John D. Rockefeller (b. 1839) is a splendid example of those many and noble American millionaires who have responded with astonishing liberality to the promptings of their philanthropic natures. The reconstruction of the Chicago University, the founding or endowment of other public institutions, and of numerous charitable benefactions, together embracing the expenditure of many millions, are magnificent monuments to Mr. Rockefeller’s share in promoting the progress of his country during the last quarter of the nineteenth century.
Matthew Vassar (b. April 29, 1792; d. June 23, 1868) founded Vassar College, N. Y., in 1861. A brewer of large fortune, he conceived the idea of erecting and endowing a college for women, wherein education could be obtained either moderately or gratuitously, and which should be undenominational. To this end he gave land and $428,000 for buildings and equipment. Again he gave $360,000. Other members of his family added to his gifts, till $1,000,000 and more were expended in buildings, apparatus, etc., and the endowment amounted to over $1,000,000.
INVENTORS.—George Stephenson, of England (b. June 9, 1781; d. August 12, 1848), was the first (1814) to construct a satisfactory locomotive steam engine. In 1815 he introduced the steam blast into his second locomotive. In 1822 he built and operated his first railway, eight miles long. In 1829 his engine, named the Rocket, was driven at the rate of twenty-nine miles an hour. He invented a safety lamp, which is still in use in English collieries. A natural genius and self-taught mechanic, he refused knighthood, but has received by common consent the title of the father of railways.

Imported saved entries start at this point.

template <int NW, bool F16 = false>
__global__ __launch_bounds__(64 * NW) void project_aggregate_kernel(const float* __restrict__ Z, const float* __restrict__ wmu,
                                                                const float* __restrict__ bn, const float* __restrict__ gscale,
                                                                const uint64_t* __restrict__ colmask,
                                                                const int32_t* __restrict__ lab_off,
                                                                const int32_t* __restrict__ rowbase,
                                                                const int32_t* __restrict__ phys,
                                                                const int32_t* __restrict__ seg_off, int N, int K, int P, int SC,
                                                                int maxt, const float* __restrict__ col_scale,
                                                                float* __restrict__ Y, float zscale) {
  extern __shared__ __attribute__((aligned(16))) unsigned char smem[];
  typedef _Float16 f16x8 __attribute__((ext_vector_type(8)));
  static_assert(!F16 || NW == 8, "16-bit tile sums: the 8-wave workgroup");
  const int KS = K + 1 + (K & 1);
  float* ag = reinterpret_cast<float*>(smem);
  constexpr int NC = 32 * NW, NT_ = 64 * NW, C4W = NC / 4;
  float* zt = ag + 64 * KS;
  uint64_t* mk = reinterpret_cast<uint64_t*>(zt + 2 * PJ_T * NC);
  int32_t* tl_k = reinterpret_cast<int32_t*>(mk + 2 * PJ_T);
  int32_t* tl_j = tl_k + maxt;
  int32_t* tl_z = tl_j + maxt;
  int32_t* tl_n = tl_z + maxt;
  int32_t* phl = tl_n + maxt + K + 1;
  uint4* af = reinterpret_cast<uint4*>((reinterpret_cast<uintptr_t>(phl + N) + 15) & ~(uintptr_t)15);
  __shared__ int s_tiles;
  const int b = blockIdx.y, p0 = blockIdx.x * NC;
  const int tid = threadIdx.x, w = tid >> 6, l = tid & 63, i = l & 31, kk = l >> 5;
  const int s0 = seg_off[b], S = seg_off[b + 1] - s0;
  const int SCb = (S + 63) >> 6;
  const int32_t* lo = lab_off + (size_t)b * (K + 1);
  const int pcol = p0 + 32 * w + i;
  int32_t* tl_pre = tl_n + maxt;
  int my_o0 = 0, my_n = 0, my_g0 = 0;
  if (tid < K) {
    my_o0 = lo[tid];
    my_n = lo[tid + 1] - my_o0;
    my_g0 = rowbase[(size_t)b * K + tid];
    tl_pre[tid + 1] = (my_n + PJ_T - 1) / PJ_T;
  }
// ... 8 lines not shown
    }
    s_tiles = run < maxt ? run : maxt;
  }
  __syncthreads();
  if (tid < K) {
    int t = tl_pre[tid];
    for (int j0 = 0; j0 < my_n && t < maxt; j0 += PJ_T, ++t) {
      tl_k[t] = tid;
      tl_j[t] = my_o0 + j0;
      tl_z[t] = my_g0;
      tl_n[t] = min(PJ_T, my_n - j0);
    }
  }
  __syncthreads();
  const int tiles = s_tiles;

  for (int sc = 0; sc < SCb; ++sc) {
    const int Sc = min(64, S - 64 * sc);
    __syncthreads();
    for (int idx = tid; idx < 64 * K; idx += NT_) {
      const int s = idx / K, k = idx - s * K;
      float a = 0.f;
      if (s < Sc) {
        const float nrm = bn[(size_t)(s0 + 64 * sc + s) * K + k];
        a = nrm > 1e-12f ? gscale[s0 + 64 * sc + s] / nrm : 0.f;
      }
      if (F16) ag[k * 64 + s] = a;
      else ag[s * KS + k] = a;
    }
    f32x16 acc[2];
// ... 52 lines not shown
      const float a0k = ag[i * KS + k_], a1k = ag[(32 + i) * KS + k_];                                          \
      const float* ztc = zt + (size_t)cur_ * PJ_T * NC + 32 * w + i;                                            \
      const uint64_t* mkc = mk + cur_ * PJ_T;                                                                   \
      for (int pr = 0; 2 * pr < nt_; ++pr) {                                                                    \
        const int j = 2 * pr + kk;                                                                              \
        const uint64_t m = mkc[j];                                                                              \
        const float bv = ztc[j * NC];                                                                           \
        const float a0 = ((m >> i) & 1ull) ? a0k : 0.f;                                                         \
        acc[0] = MFMA32(a0, bv, acc[0]);                                                                        \
        if (two) {                                                                                              \
          const float a1 = ((m >> (32 + i)) & 1ull) ? a1k : 0.f;                                                \
          acc[1] = MFMA32(a1, bv, acc[1]);                                                                      \
        }                                                                                                       \
      }                                                                                                         \
    } while (0)
#define SV_PJ_MUL16(t_)                                                                                         \
    do {                                                                                                        \
      const int cur_ = (t_) & 1, k_ = tl_k[t_], nt_ = tl_n[t_];                                                 \
      const float* ztc = zt + (size_t)cur_ * PJ_T * NC + 32 * w + i + (size_t)(8 * kk) * NC;                    \
      const uint4* afc = af + cur_ * 256 + l;                                                                   \
      f32x16 ta0, ta1;                                                                                          \
      _Pragma("unroll") for (int ks = 0; ks < 2; ++ks) {                                                        \
        if (ks == 1 && nt_ <= 16) break;                                                                        \
        f16x8 hh, ll;                                                                                           \
        _Pragma("unroll") for (int e = 0; e < 8; ++e) {                                                         \
          const float v = ztc[(size_t)(16 * ks + e) * NC] * zscale;                                             \
          hh[e] = (_Float16)v;                                                                                  \
          ll[e] = (_Float16)(v - (float)hh[e]);                                                                 \
        }                                                                                                       \
        const uint4 a0u = afc[(2 * ks) * 64];                                                                   \
        const f16x8 a0 = __builtin_bit_cast(f16x8, a0u);                                                        \
        if (ks == 0) {                                                                                          \
          f32x16 zero_;                                                                                         \
          _Pragma("unroll") for (int r = 0; r < 16; ++r) zero_[r] = 0.f;                                        \
          ta0 = __builtin_amdgcn_mfma_f32_32x32x16_f16(a0, ll, zero_, 0, 0, 0);                                 \
        } else {                                                                                                \
          ta0 = __builtin_amdgcn_mfma_f32_32x32x16_f16(a0, ll, ta0, 0, 0, 0);                                   \
        }                                                                                                       \
        ta0 = __builtin_amdgcn_mfma_f32_32x32x16_f16(a0, hh, ta0, 0, 0, 0);                                     \
        if (two) {                                                                                              \
          const uint4 a1u = afc[(2 * ks + 1) * 64];                                                             \
          const f16x8 a1 = __builtin_bit_cast(f16x8, a1u);                                                      \
          if (ks == 0) {                                                                                        \
            f32x16 zero_;                                                                                       \
// ... 12 lines not shown
        acc[0][4 * q + 0] = fmaf(w0.x, ta0[4 * q + 0], acc[0][4 * q + 0]);                                      \
        acc[0][4 * q + 1] = fmaf(w0.y, ta0[4 * q + 1], acc[0][4 * q + 1]);                                      \
        acc[0][4 * q + 2] = fmaf(w0.z, ta0[4 * q + 2], acc[0][4 * q + 2]);                                      \
        acc[0][4 * q + 3] = fmaf(w0.w, ta0[4 * q + 3], acc[0][4 * q + 3]);                                      \
        if (two) {                                                                                              \
          const float4 w1 = *reinterpret_cast<const float4*>(agk + 32 + 8 * q);                                 \
          acc[1][4 * q + 0] = fmaf(w1.x, ta1[4 * q + 0], acc[1][4 * q + 0]);                                    \
          acc[1][4 * q + 1] = fmaf(w1.y, ta1[4 * q + 1], acc[1][4 * q + 1]);                                    \
          acc[1][4 * q + 2] = fmaf(w1.z, ta1[4 * q + 2], acc[1][4 * q + 2]);                                    \
          acc[1][4 * q + 3] = fmaf(w1.w, ta1[4 * q + 3], acc[1][4 * q + 3]);                                    \
        }                                                                                                       \
      }                                                                                                         \
    } while (0)
#define SV_PJ_MULX(t_)                                                                                          \
    do {                                                                                                        \
      if constexpr (F16) SV_PJ_MUL16(t_);                                                                       \
      else SV_PJ_MUL(t_);                                                                                       \
    } while (0)
    if (tiles > 0) {
      SV_PJ_FETCH(va, ma, 0);
      SV_PJ_FETCH_F(fa, 0);
      SV_PJ_STASH(va, ma, 0);
      SV_PJ_STASH_F(fa, 0);
    }
    if (tiles > 1) {
      SV_PJ_FETCH(va, ma, 1);
      SV_PJ_FETCH_F(fa, 1);
    }
    __syncthreads();
    for (int t = 0; t < tiles; t += 2) {
      if (t + 2 < tiles) {
        SV_PJ_FETCH(vb, mb, t + 2);
        SV_PJ_FETCH_F(fb, t + 2);
// ... 4 lines not shown
        SV_PJ_STASH_F(fa, 1);
      }
      __syncthreads();
      if (t + 1 >= tiles) break;
      if (t + 3 < tiles) {
        SV_PJ_FETCH(va, ma, t + 3);
        SV_PJ_FETCH_F(fa, t + 3);
      }
      SV_PJ_MULX(t + 1);
      if (t + 2 < tiles) {
        SV_PJ_STASH(vb, mb, 0);
        SV_PJ_STASH_F(fb, 0);
      }
      __syncthreads();
    }
#undef SV_PJ_MULX
#undef SV_PJ_MUL16
#undef SV_PJ_STASH_F
#undef SV_PJ_FETCH_F
#undef SV_PJ_MUL
#undef SV_PJ_STASH
#undef SV_PJ_FETCH
    if (pcol < P) {
      const float cs = col_scale ? col_scale[pcol] : 1.f, mu = wmu[pcol];
#pragma unroll
      for (int mt = 0; mt < 2; ++mt) {
        if (mt == 1 && !two) break;
#pragma unroll
        for (int r = 0; r < 16; ++r) {
          const int s = 32 * mt + sv_frag_row(r, kk);
          if (s < Sc) Y[(size_t)(s0 + 64 * sc + s) * P + pcol] = ((F16 ? acc[mt][r] * (1.f / zscale) : acc[mt][r]) - mu) * cs;
        }
      }
    }
  }
}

Richard M. Hoe (b. September 12, 1812; d. June 7, 1886) completely revolutionized the art of printing by the invention of his “lightning” rotary press, in 1846. This marvel was capable of printing 20,000 impressions an hour. After many costly experiments, with a view to printing both sides of a sheet at once, he evolved his web-perfecting press, which drew the paper from a roll, perhaps miles in length, at the rate of 1000 feet a minute, printed both sides simultaneously, and cut and folded the sheets at the rate of 20,000 per hour. Subsequent improvements have given his machines a much larger hourly capacity.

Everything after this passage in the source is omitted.